→ **TASK OBJECTIVE**
Copy out, from the entries below, each line holding the string "staging".

→ **Source records**
★ ★ ★ ★

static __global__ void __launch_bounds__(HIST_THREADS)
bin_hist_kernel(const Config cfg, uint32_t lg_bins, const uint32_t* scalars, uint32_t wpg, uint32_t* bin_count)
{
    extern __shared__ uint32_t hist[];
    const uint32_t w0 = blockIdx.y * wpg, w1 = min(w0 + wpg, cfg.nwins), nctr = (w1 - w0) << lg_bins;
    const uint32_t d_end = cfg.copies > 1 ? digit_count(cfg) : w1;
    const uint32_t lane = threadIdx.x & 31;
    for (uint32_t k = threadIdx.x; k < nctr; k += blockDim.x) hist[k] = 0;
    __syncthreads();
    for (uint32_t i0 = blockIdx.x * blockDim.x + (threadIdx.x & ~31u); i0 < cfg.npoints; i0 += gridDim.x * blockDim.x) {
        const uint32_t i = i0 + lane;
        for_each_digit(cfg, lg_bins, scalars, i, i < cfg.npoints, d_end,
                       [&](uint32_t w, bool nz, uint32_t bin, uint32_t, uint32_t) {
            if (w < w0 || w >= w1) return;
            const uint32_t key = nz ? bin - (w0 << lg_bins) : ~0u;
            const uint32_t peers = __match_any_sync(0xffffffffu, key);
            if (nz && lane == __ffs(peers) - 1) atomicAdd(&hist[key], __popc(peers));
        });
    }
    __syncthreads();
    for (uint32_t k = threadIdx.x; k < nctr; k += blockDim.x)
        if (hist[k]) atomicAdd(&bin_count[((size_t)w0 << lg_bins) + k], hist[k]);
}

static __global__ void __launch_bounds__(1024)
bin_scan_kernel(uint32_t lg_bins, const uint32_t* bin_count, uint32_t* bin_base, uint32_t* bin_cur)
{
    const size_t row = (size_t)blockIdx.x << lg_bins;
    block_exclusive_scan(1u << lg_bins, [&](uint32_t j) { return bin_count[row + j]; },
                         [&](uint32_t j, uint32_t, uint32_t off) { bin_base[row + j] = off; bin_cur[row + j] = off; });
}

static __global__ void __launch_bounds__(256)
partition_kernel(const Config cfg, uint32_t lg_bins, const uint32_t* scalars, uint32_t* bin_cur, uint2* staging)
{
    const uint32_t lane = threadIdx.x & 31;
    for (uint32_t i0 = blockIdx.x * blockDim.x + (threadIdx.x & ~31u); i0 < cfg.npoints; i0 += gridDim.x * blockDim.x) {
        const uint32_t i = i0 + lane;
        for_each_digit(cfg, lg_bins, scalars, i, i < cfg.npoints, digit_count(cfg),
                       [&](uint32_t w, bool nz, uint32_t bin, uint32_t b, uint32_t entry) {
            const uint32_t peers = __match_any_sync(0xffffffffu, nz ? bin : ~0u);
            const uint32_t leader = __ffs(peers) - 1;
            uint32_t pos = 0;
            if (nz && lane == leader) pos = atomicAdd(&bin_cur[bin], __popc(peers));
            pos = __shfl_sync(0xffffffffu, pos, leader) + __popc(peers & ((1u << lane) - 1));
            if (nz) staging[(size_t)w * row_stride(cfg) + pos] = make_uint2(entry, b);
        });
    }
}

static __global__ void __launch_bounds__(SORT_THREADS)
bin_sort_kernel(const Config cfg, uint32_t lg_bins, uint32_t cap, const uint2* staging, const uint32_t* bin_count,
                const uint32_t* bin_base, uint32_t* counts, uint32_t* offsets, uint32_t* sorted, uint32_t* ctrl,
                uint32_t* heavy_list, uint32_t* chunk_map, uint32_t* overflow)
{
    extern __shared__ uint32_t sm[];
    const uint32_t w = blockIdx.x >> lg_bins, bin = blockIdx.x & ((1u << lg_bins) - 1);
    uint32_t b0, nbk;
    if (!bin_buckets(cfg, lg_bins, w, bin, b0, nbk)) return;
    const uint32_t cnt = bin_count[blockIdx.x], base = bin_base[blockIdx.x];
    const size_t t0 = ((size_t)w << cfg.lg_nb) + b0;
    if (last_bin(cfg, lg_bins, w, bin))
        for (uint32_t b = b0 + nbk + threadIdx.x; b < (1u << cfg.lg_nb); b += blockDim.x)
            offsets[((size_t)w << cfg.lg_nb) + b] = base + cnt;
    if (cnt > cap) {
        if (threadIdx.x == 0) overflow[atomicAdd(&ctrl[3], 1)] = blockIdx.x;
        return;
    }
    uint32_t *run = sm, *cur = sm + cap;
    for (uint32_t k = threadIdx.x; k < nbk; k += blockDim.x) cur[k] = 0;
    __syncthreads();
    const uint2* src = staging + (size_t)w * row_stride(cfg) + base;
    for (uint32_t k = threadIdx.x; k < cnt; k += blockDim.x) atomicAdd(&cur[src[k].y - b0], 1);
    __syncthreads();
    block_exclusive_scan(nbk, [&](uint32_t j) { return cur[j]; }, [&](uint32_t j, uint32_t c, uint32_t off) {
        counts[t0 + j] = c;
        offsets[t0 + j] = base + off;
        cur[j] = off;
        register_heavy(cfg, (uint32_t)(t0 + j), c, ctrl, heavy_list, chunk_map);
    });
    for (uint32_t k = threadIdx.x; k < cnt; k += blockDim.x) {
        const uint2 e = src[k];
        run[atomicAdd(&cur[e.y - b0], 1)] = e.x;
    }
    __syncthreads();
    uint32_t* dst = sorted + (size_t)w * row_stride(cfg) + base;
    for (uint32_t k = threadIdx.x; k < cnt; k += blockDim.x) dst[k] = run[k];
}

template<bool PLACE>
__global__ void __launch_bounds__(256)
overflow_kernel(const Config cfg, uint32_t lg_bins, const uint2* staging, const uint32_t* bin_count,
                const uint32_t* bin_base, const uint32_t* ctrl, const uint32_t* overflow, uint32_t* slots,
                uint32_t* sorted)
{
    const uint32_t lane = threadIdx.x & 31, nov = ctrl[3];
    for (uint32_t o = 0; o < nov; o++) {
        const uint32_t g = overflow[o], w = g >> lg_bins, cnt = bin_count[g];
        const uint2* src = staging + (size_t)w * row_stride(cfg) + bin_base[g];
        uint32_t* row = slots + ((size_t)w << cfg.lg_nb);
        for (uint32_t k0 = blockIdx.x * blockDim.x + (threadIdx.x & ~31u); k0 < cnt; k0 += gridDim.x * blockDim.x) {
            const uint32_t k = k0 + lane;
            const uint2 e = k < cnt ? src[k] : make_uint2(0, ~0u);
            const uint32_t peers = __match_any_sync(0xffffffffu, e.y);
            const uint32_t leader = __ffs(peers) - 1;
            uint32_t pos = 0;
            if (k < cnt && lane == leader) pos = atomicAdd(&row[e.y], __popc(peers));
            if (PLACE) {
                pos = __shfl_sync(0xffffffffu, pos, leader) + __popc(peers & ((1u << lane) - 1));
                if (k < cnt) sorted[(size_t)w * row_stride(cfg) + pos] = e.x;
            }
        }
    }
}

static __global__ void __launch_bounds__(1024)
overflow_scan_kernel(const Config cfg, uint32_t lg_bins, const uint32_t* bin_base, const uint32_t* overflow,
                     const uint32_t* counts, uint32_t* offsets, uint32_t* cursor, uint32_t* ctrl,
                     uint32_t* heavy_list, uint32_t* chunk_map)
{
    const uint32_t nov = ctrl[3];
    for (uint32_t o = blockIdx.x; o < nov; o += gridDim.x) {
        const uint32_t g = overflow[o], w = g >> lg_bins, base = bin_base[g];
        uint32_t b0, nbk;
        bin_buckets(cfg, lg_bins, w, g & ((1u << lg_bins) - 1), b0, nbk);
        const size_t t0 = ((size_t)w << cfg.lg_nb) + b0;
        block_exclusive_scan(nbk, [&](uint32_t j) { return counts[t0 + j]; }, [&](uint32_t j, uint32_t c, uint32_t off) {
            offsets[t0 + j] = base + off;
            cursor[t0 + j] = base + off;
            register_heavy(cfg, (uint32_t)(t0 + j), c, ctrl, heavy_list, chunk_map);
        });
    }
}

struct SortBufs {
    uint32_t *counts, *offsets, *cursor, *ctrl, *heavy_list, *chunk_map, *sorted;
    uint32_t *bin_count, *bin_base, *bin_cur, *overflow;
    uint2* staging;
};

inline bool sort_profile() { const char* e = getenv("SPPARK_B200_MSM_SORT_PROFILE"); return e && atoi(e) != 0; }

★ ★ ★ ★

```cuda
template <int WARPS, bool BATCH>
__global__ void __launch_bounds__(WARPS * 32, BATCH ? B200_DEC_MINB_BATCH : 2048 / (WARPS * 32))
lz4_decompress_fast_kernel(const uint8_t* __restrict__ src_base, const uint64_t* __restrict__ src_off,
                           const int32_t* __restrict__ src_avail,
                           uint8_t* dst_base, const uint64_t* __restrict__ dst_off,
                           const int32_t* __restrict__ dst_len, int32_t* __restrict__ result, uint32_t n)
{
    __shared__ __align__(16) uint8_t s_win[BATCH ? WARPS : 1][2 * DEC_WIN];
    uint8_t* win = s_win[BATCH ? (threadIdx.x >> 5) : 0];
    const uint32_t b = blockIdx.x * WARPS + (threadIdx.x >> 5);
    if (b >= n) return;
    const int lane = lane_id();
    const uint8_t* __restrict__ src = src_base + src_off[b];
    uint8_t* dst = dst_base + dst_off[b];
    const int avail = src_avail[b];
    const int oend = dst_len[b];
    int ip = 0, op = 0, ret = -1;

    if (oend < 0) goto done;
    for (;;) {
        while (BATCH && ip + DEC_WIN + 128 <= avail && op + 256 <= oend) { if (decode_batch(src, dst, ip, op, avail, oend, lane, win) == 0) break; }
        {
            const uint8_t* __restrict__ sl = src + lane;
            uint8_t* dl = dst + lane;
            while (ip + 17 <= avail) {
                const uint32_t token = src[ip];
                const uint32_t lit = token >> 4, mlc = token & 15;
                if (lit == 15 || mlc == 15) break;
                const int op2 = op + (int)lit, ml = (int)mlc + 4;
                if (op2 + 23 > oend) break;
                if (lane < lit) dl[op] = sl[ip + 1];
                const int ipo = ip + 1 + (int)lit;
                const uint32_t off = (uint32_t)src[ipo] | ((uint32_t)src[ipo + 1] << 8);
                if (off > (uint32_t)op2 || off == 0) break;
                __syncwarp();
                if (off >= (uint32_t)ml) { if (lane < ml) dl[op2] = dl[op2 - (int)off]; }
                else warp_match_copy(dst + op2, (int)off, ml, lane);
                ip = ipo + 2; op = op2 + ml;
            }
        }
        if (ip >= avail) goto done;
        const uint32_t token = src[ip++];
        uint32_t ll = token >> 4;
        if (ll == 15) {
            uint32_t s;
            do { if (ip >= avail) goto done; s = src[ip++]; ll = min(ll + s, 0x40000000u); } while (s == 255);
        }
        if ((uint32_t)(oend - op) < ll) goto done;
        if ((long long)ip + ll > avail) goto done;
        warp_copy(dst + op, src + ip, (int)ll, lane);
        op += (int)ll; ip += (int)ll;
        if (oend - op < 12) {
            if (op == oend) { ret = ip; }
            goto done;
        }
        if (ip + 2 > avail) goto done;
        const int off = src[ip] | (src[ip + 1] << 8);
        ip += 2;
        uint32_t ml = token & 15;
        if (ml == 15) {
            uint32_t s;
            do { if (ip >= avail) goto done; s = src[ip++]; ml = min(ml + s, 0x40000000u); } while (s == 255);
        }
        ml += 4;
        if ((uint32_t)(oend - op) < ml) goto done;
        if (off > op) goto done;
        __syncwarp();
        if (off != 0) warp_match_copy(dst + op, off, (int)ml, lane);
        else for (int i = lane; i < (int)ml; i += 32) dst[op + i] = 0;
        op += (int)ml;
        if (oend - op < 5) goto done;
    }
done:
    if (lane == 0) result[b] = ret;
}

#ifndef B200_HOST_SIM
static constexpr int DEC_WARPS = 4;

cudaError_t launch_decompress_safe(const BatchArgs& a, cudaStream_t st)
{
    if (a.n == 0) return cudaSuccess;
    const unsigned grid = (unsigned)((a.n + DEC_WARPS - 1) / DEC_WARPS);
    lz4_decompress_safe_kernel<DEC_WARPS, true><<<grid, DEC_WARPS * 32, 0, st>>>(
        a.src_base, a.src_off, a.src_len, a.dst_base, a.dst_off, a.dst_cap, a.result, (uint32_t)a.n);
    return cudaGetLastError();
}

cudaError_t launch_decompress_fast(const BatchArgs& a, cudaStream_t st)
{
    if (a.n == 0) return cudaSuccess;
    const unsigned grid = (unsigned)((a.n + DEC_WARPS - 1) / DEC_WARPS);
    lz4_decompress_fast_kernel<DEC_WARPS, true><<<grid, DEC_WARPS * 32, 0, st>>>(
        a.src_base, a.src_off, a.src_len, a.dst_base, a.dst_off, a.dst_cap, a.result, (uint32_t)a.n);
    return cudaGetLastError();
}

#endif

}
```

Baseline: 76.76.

★ ★ ★ ★

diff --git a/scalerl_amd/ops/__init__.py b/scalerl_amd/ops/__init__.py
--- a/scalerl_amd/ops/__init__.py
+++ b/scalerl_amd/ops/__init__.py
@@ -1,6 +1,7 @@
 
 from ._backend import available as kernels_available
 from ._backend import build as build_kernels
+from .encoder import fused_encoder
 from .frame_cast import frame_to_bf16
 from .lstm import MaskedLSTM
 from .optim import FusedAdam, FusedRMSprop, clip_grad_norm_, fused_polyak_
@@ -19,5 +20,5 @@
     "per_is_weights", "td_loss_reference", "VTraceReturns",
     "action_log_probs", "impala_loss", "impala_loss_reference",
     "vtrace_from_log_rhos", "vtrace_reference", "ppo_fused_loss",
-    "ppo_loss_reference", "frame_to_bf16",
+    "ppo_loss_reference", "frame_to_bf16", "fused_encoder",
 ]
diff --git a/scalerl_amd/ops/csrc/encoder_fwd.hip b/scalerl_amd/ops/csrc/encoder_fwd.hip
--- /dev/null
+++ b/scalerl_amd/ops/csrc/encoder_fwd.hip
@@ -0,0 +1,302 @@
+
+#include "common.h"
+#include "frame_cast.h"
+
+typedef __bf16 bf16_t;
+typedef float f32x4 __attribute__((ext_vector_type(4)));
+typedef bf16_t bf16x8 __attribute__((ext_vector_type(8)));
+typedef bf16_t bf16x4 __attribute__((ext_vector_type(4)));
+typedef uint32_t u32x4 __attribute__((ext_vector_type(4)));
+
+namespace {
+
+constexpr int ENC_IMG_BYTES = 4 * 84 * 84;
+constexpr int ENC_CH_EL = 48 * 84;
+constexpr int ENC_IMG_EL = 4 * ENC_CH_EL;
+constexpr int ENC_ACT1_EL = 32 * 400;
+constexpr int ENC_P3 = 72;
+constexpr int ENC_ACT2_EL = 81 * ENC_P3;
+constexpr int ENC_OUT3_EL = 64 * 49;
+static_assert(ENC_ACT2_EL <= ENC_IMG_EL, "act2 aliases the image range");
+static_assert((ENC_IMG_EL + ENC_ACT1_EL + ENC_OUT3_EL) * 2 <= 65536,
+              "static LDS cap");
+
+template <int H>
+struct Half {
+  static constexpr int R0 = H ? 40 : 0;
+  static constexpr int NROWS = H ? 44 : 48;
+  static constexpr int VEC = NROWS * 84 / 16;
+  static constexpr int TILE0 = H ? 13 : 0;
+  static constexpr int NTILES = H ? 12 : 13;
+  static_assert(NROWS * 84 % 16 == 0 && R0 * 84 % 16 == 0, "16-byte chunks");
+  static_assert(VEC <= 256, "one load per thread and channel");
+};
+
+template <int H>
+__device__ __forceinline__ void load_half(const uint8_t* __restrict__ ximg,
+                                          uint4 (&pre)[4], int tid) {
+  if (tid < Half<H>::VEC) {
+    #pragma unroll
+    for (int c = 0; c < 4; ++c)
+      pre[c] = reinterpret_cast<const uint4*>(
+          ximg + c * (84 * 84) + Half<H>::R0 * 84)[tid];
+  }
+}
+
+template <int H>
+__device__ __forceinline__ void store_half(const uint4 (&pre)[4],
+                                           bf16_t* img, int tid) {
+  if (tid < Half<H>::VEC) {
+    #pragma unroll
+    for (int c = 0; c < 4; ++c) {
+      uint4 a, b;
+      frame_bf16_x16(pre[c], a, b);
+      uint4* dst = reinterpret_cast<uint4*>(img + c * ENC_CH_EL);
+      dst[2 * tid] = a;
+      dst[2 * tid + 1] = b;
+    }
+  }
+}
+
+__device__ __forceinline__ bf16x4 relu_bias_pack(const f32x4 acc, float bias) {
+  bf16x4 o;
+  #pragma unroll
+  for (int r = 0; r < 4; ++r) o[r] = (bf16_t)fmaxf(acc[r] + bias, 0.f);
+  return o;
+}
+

★ ★ ★ ★

→ **SOLUTION TO THIS TASK**
partition_kernel(const Config cfg, uint32_t lg_bins, const uint32_t* scalars, uint32_t* bin_cur, uint2* staging)
            if (nz) staging[(size_t)w * row_stride(cfg) + pos] = make_uint2(entry, b);
bin_sort_kernel(const Config cfg, uint32_t lg_bins, uint32_t cap, const uint2* staging, const uint32_t* bin_count,
    const uint2* src = staging + (size_t)w * row_stride(cfg) + base;
overflow_kernel(const Config cfg, uint32_t lg_bins, const uint2* staging, const uint32_t* bin_count,
        const uint2* src = staging + (size_t)w * row_stride(cfg) + bin_base[g];
    uint2* staging;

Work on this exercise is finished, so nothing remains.